The goal is to analyze the sequence of cache misses to infer the first round’s S-box lookups. Knowing the plaintext and observing which S-box entries were accessed helps to deduce the XORed value of plaintext and key bytes. Over multiple encryptions with varying plaintexts, an attacker can statistically determine the most likely key bytes.

This analysis typically involves:

  1. Collecting a large number of timing traces for encryptions of known plaintexts.
  2. Identifying which S-box cache lines correspond to observed timing anomalies.
  3. Using statistical methods or advanced cryptanalysis techniques to correlate these observations with possible key byte values.
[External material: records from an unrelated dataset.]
@@ -86,6 +88,9 @@
 int mrg_segmax_bwd_input_ok(int D, int Kin);
 int mrg_segmax_bwd_input(const float *gout, const float *mx, const int32_t *dst, const int32_t *arg, const float *W, float *gmsg,
                          float *gx, const int32_t *order, int64_t E, int64_t N, int D, int Kin, void *stream);
+int mrg_segmax_bwd_input_chain(const float *gout, const float *mx, const int32_t *dst, const int32_t *arg, const float *W, float *gmsg,
+                               float *gx, const int32_t *order, int64_t E, int64_t N, int D, int Kin, void *stream,
+                               const float *total, const float *gh, const float *gself);
 
 int64_t mrg_seg_std_workspace_bytes(int64_t n_slots, int D);
 int mrg_seg_std_fwd(const float *msg, const int32_t *eid, const int32_t *chunk_node, const int32_t *chunk_start,
@@ -205,6 +210,8 @@
 int64_t mrg_linear_bwd_input_workspace_bytes(int K, int Nout);
 int mrg_linear_bwd_input(const float *gY, const float *W, float *gX, void *ws,
                          int64_t rows, int K, int Nout, int ldw, int accumulate, void *stream);
+int mrg_linear_bwd_input_acc2(const float *gY, const float *W, float *gX, void *ws,
+                              int64_t rows, int K, int Nout, int ldw, int accumulate, void *stream, const float *total);
 int64_t mrg_linear_bwd_weight_workspace_bytes(int64_t rows, int K, int Nout);
 int mrg_linear_bwd_weight(const float *gY, const float *X1, const float *X2, float *gW, float *gbias, void *ws,
                           int64_t rows, int K1, int K2, int Nout, void *stream);
@@ -231,6 +238,11 @@
 int mrg_linear_bwd_input3_pair(const float *gY1, const float *gY2, const float *const *W1, const float *const *W2, float *gX,
                                void *ws, int64_t b0, int64_t b1, int64_t M, int K, int Nout, int ldw, int accumulate,
                                void *stream);
+int mrg_linear_bwd_input3_acc2(const float *gY, const float *const *W, float *gX, void *ws, int64_t b0, int64_t b1, int64_t M,
+                               int K, int Nout, int ldw, int accumulate, void *stream, const float *total);
+int mrg_linear_bwd_input3_pair_acc2(const float *gY1, const float *gY2, const float *const *W1, const float *const *W2, float *gX,
+                                    void *ws, int64_t b0, int64_t b1, int64_t M, int K, int Nout, int ldw, int accumulate,
+                                    void *stream, const float *total);
 int64_t mrg_linear_bwd_weight3_workspace_bytes(int64_t b0, int64_t b1, int64_t M, int K1, int K2, int Nout);
 int mrg_linear_bwd_weight3(const float *gY, const float *X1, const float *X2, float *const *gW, float *const *gbias, void *ws,
                            int64_t b0, int64_t b1, int64_t M, int K1, int K2, int Nout, void *stream);
diff --git a/mr-gnas_amd/_lib.py b/mr-gnas_amd/_lib.py
--- a/mr-gnas_amd/_lib.py
+++ b/mr-gnas_amd/_lib.py
@@ -47,6 +47,7 @@
     "mrg_gate_row_colsum_blocks": (_L, [_L, _L, _L, _I, _I]),
     "mrg_gate_row_fwd_colsum": (_I, [_P, _P, _P, _P, _P, _P, _L, _L, _L, _I, _F, _P, _P, _L]),
     "mrg_gate_row_bwd": (_I, [_P, _P, _P, _P, _P, _P, _P, _P, _L, _L, _L, _I, _P]),
+    "mrg_gate_row_bwd_acc": (_I, [_P, _P, _P, _P, _P, _P, _P, _P, _L, _L, _L, _I, _P, _P]),
     "mrg_mix_workspace_bytes": (_L, [_I, _I]),
     "mrg_mix_colstats": (_I, [_P, _I, _L, _I, _P, _P, _P, _P]),
     "mrg_mix_finalize_fwd": (_I, [_P, _P, _P, _P, _P, _I, ctypes.c_double, _I, _F, _F, _P, _P]),
@@ -70,6 +71,7 @@
     "mrg_gemm_set_small": (_I, [_I]),
     "mrg_segmax_bwd_input_ok": (_I, [_I, _I]),
     "mrg_segmax_bwd_input": (_I, [_P, _P, _P, _P, _P, _P, _P, _P, _L, _L, _I, _I, _P]),
+    "mrg_segmax_bwd_input_chain": (_I, [_P, _P, _P, _P, _P, _P, _P, _P, _L, _L, _I, _I, _P, _P, _P, _P]),
     "mrg_seg_std_workspace_bytes": (_L, [_L, _I]),
     "mrg_seg_std_fwd": (_I, [_P, _P, _P, _P, _P, _P, _L, _P, _P, _P, _L, _L, _P, _P, _P, _P, _P, _L, _I, _P]),
     "mrg_seg_std_bwd": (_I, [_P, _P, _P, _P, _P, _P, _P, _L, _L, _I, _P]),
@@ -86,8 +88,10 @@
     "mrg_dense_filter_dz3": (_I, [_I, _P, _P, _P, _P, _F, _F, _P, _P, _L, _L, _I, _P]),
     "mrg_linear_bwd_input3_workspace_bytes": (_L, [_I, _I]),
     "mrg_linear_bwd_input3": (_I, [_P, _P, _P, _P, _L, _L, _L, _I, _I, _I, _I, _P]),
+    "mrg_linear_bwd_input3_acc2": (_I, [_P, _P, _P, _P, _L, _L, _L, _I, _I, _I, _I, _P, _P]),
     "mrg_linear_bwd_input3_pair_workspace_bytes": (_L, [_I, _I]),
     "mrg_linear_bwd_input3_pair": (_I, [_P, _P, _P, _P, _P, _P, _L, _L, _L, _I, _I, _I, _I, _P]),
+    "mrg_linear_bwd_input3_pair_acc2": (_I, [_P, _P, _P, _P, _P, _P, _L, _L, _L, _I, _I, _I, _I, _P, _P]),
     "mrg_linear_bwd_weight3_workspace_bytes": (_L, [_L, _L, _L, _I, _I, _I]),
     "mrg_linear_bwd_weight3": (_I, [_P, _P, _P, _P, _P, _P, _L, _L, _L, _I, _I, _I, _P]),
     "mrg_linear_relu_segsum_fwd": (_I, [_P, _P, _P, _P, _P, _P, _P, _P, _L, _I, _I, _P]),
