-      store_grad<GP>(z3, 2 * t, lane, pa.h[2 * t], pa.m[2 * t]);
-      store_grad<GP>(z3, 2 * t + 1, lane, pa.h[2 * t + 1], pa.m[2 * t + 1]);
+      store_tile_pieces<GP>(z3, t, lane, &pa.h[2 * t], &pa.m[2 * t]);
     }
   }
   ps.next();
-  st.advance();
+  st.advance_keep<8 * kTileStores<GP>>();
   rgb_bwd_layer_h2<GP>(st, pa, pb, rb + 2 * LS, zb + 2 * LS, zrec(2), ps, lane);
   rgb_bwd_layer_h2<GP>(st, pb, pa, rb + 1 * LS, zb + 1 * LS, zrec(1), ps, lane);
   rgb_bwd_layer_h2<GP>(st, pa, pb, rb, zb, zrec(0), ps, lane);
-  float* fb = a.feat_bar + (size_t)wtile * kBlockF;
-  float fmax = 0.0f;
-  const float s_f = ps.s_out;
-  {
-    f32x16 prev;
-    float v8[8];
-    auto slice = [&](int tp, int r) {
-      const float v = prev[r] * ps.inv_in;
-      fmax = __builtin_fmaxf(fmax, __builtin_fabsf(v));
-      v8[r & 7] = v * s_f;
-      if ((r & 7) == 7) store_grad8<GP>(fb, 2 * tp + (r >> 3), lane, v8);
-    };
+  FeatBarEpi<GP> ep;
+  ep.fblk = a.feat_bar + (size_t)wtile * kBlockF; ep.inv_in = ps.inv_in; ep.s_f = ps.s_out; ep.fmax = 0.0f; ep.lane = lane;
+  {
 #pragma unroll
     for (int t = 0; t < 9; ++t) {
-      if (t < 8) st.prefetch<kChunkF4>();
       f32x16 acc;
-      if (t == 0) acc = tile_mma_h2<16>(st.cur_buf(), pb, lane);
-      else acc = tile_mma_h2<16>(st.cur_buf(), pb, lane, NoEpi(), [&](int s) { slice(t - 1, s); });
-      if (t < 8) { prev = acc; st.advance(); }
-      else if (half == 1 && livep) {
+      if (t == 0) acc = tile_mma_h2_pf<16, kChunkF4>(st, pb, lane, NoEpi(), NoEpi());
+      else if (t < 8) acc = tile_mma_h2_pf<16, kChunkF4>(st, pb, lane, NoEpi(), [&](int s) { ep.b(t - 1, s); });
+      else acc = tile_mma_h2<16>(st.cur_buf(), pb, lane, NoEpi(), [&](int s) { ep.b(t - 1, s); });
+      if (t < 8) {
+        ep.prev = acc;
+        if (t == 0) st.advance();
+        else st.advance_keep<kTileStores<GP>>();
+      } else if (half == 1 && livep) {
         a.d_normals[3 * p] = acc[4] * ps.inv_in; a.d_normals[3 * p + 1] = acc[5] * ps.inv_in;
         a.d_normals[3 * p + 2] = acc[6] * ps.inv_in;
       }
     }
   }
-  fmax = __builtin_fmaxf(fmax, __shfl_xor(fmax, 32));
-  store_record(record_ptr(a.feat_bar, 1, T, 0, wtile), lane, s_f, fmax);
+  const float fmax = __builtin_fmaxf(ep.fmax, __shfl_xor(ep.fmax, 32));
+  store_record(record_ptr(a.feat_bar, 1, T, 0, wtile), lane, ep.s_f, fmax);
   publish_max(a.absmax + 1, ps.gmax);
   publish_max(a.absmax + 2, fmax);
 }
@@ -256,7 +276,7 @@
     ep.prev = acc; ep.h = hload;
     if (fetch) {
       if (t == 0) st.advance();
-      else st.advance_keep<GP ? 4 : 2>();
+      else st.advance_keep<kTileStores<GP>>();
     }
   }
   if (ep.l3) { ep.all(6); ep.splice_tile7(); }
@@ -447,7 +467,7 @@
   if (kG) load_tile_grad<GP>(gblk, 0, lane, gnext);
   constexpr int kPer = GP ? 4 : 2;
   constexpr int kLoads = kPer * (1 + (A2 ? 1 : 0) + (kG ? 1 : 0));
-  constexpr int kStores = GP ? 4 : 2;
+  constexpr int kStores = kTileStores<GP>;
 #pragma unroll
   for (int t = 0; t < 8; ++t) {
     const TilePieces hcur = hnext, ucur = unext, gcur = gnext;
diff --git a/s-volsdf_amd/csrc/svs_mlp_bwd_h2_dev.h b/s-volsdf_amd/csrc/svs_mlp_bwd_h2_dev.h
--- a/s-volsdf_amd/csrc/svs_mlp_bwd_h2_dev.h
+++ b/s-volsdf_amd/csrc/svs_mlp_bwd_h2_dev.h
@@ -44,6 +44,30 @@
   if ((threadIdx.x & 63) == 0) atomicMax(reinterpret_cast<unsigned*>(slot), __float_as_uint(v));
 }
 
+template <bool GP>
+constexpr int kTileStores = GP ? 4 : 2;
+template <bool GP>
+__device__ __forceinline__ void store_tile_piece(float* blk, int tp, int lane, int i, const f16x8* h, const f16x8* m) {
+  const int f = GP ? i >> 1 : i;
+  if (GP && (i & 1)) store_piece(blk, 2 * tp + f, lane, m[f], 1);
+  else store_piece(blk, 2 * tp + f, lane, h[f], 0);
+}
+template <bool GP>
+__device__ __forceinline__ void store_tile_pieces(float* blk, int tp, int lane, const f16x8* h, const f16x8* m) {
+#pragma unroll
+  for (int i = 0; i < kTileStores<GP>; ++i) store_tile_piece<GP>(blk, tp, lane, i, h, m);
+}
+template <bool GP>
+__device__ __forceinline__ constexpr int late_store_step(int i) {
+  return (GP ? i >> 1 : i) ? 15 : ((GP && (i & 1)) ? 11 : 9);
+}
+template <bool GP>
+__device__ __forceinline__ void store_tile_late(float* blk, int tp, int lane, int s, const f16x8* h, const f16x8* m) {
+#pragma unroll
+  for (int i = 0; i < kTileStores<GP>; ++i)
+    if (s == late_store_step<GP>(i)) store_tile_piece<GP>(blk, tp, lane, i, h, m);
+}
+
 __device__ __forceinline__ void split_tile_scaled(const f32x16& y, int t, Pieces2& p, float s) {
   f32x16 v;
 #pragma unroll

Mitigations Against Cache-Timing Attacks

Defending against cache-timing attacks is challenging but crucial for secure implementations:

  • Constant-Time Implementations: The most effective mitigation. Ensure all cryptographic operations take an identical amount of time regardless of secret values. This often involves avoiding data-dependent branches, memory accesses (like S-box lookups), and loop iterations. Techniques include bit-slicing or using tables that are accessed in a way that doesn’t depend on secret values.
  • Hardware Cryptographic Accelerators: Many modern ARM SoCs (including those in Android devices) have dedicated hardware modules for AES. These are often designed to be resistant to timing attacks, as their operations are opaque to the software and run in constant time.
  • Cache Flushing/Partitioning: While less practical for general applications, some highly sensitive environments might attempt to flush caches before and after sensitive operations. Cache partitioning (e.g., using Intel’s CAT or ARM’s MPAM) can isolate cryptographic processes, but this is usually a system-level feature not directly controlled by apps.
  • Masking/Blinding: Randomizing intermediate values in computations to decorrelate them from the secret key. This makes it harder for an attacker to build a consistent timing profile.

Conclusion

Cache-timing side-channel attacks represent a powerful threat to cryptographic implementations, even on seemingly secure platforms like Android. By carefully observing micro-architectural effects, an attacker can bypass the mathematical strength of algorithms like AES to recover secret keys. This practical lab provides a conceptual framework for understanding and demonstrating such attacks. It underscores the critical importance of designing and implementing cryptographic routines with side-channel resistance in mind, opting for constant-time code or leveraging hardware-backed solutions wherever possible to protect sensitive user data.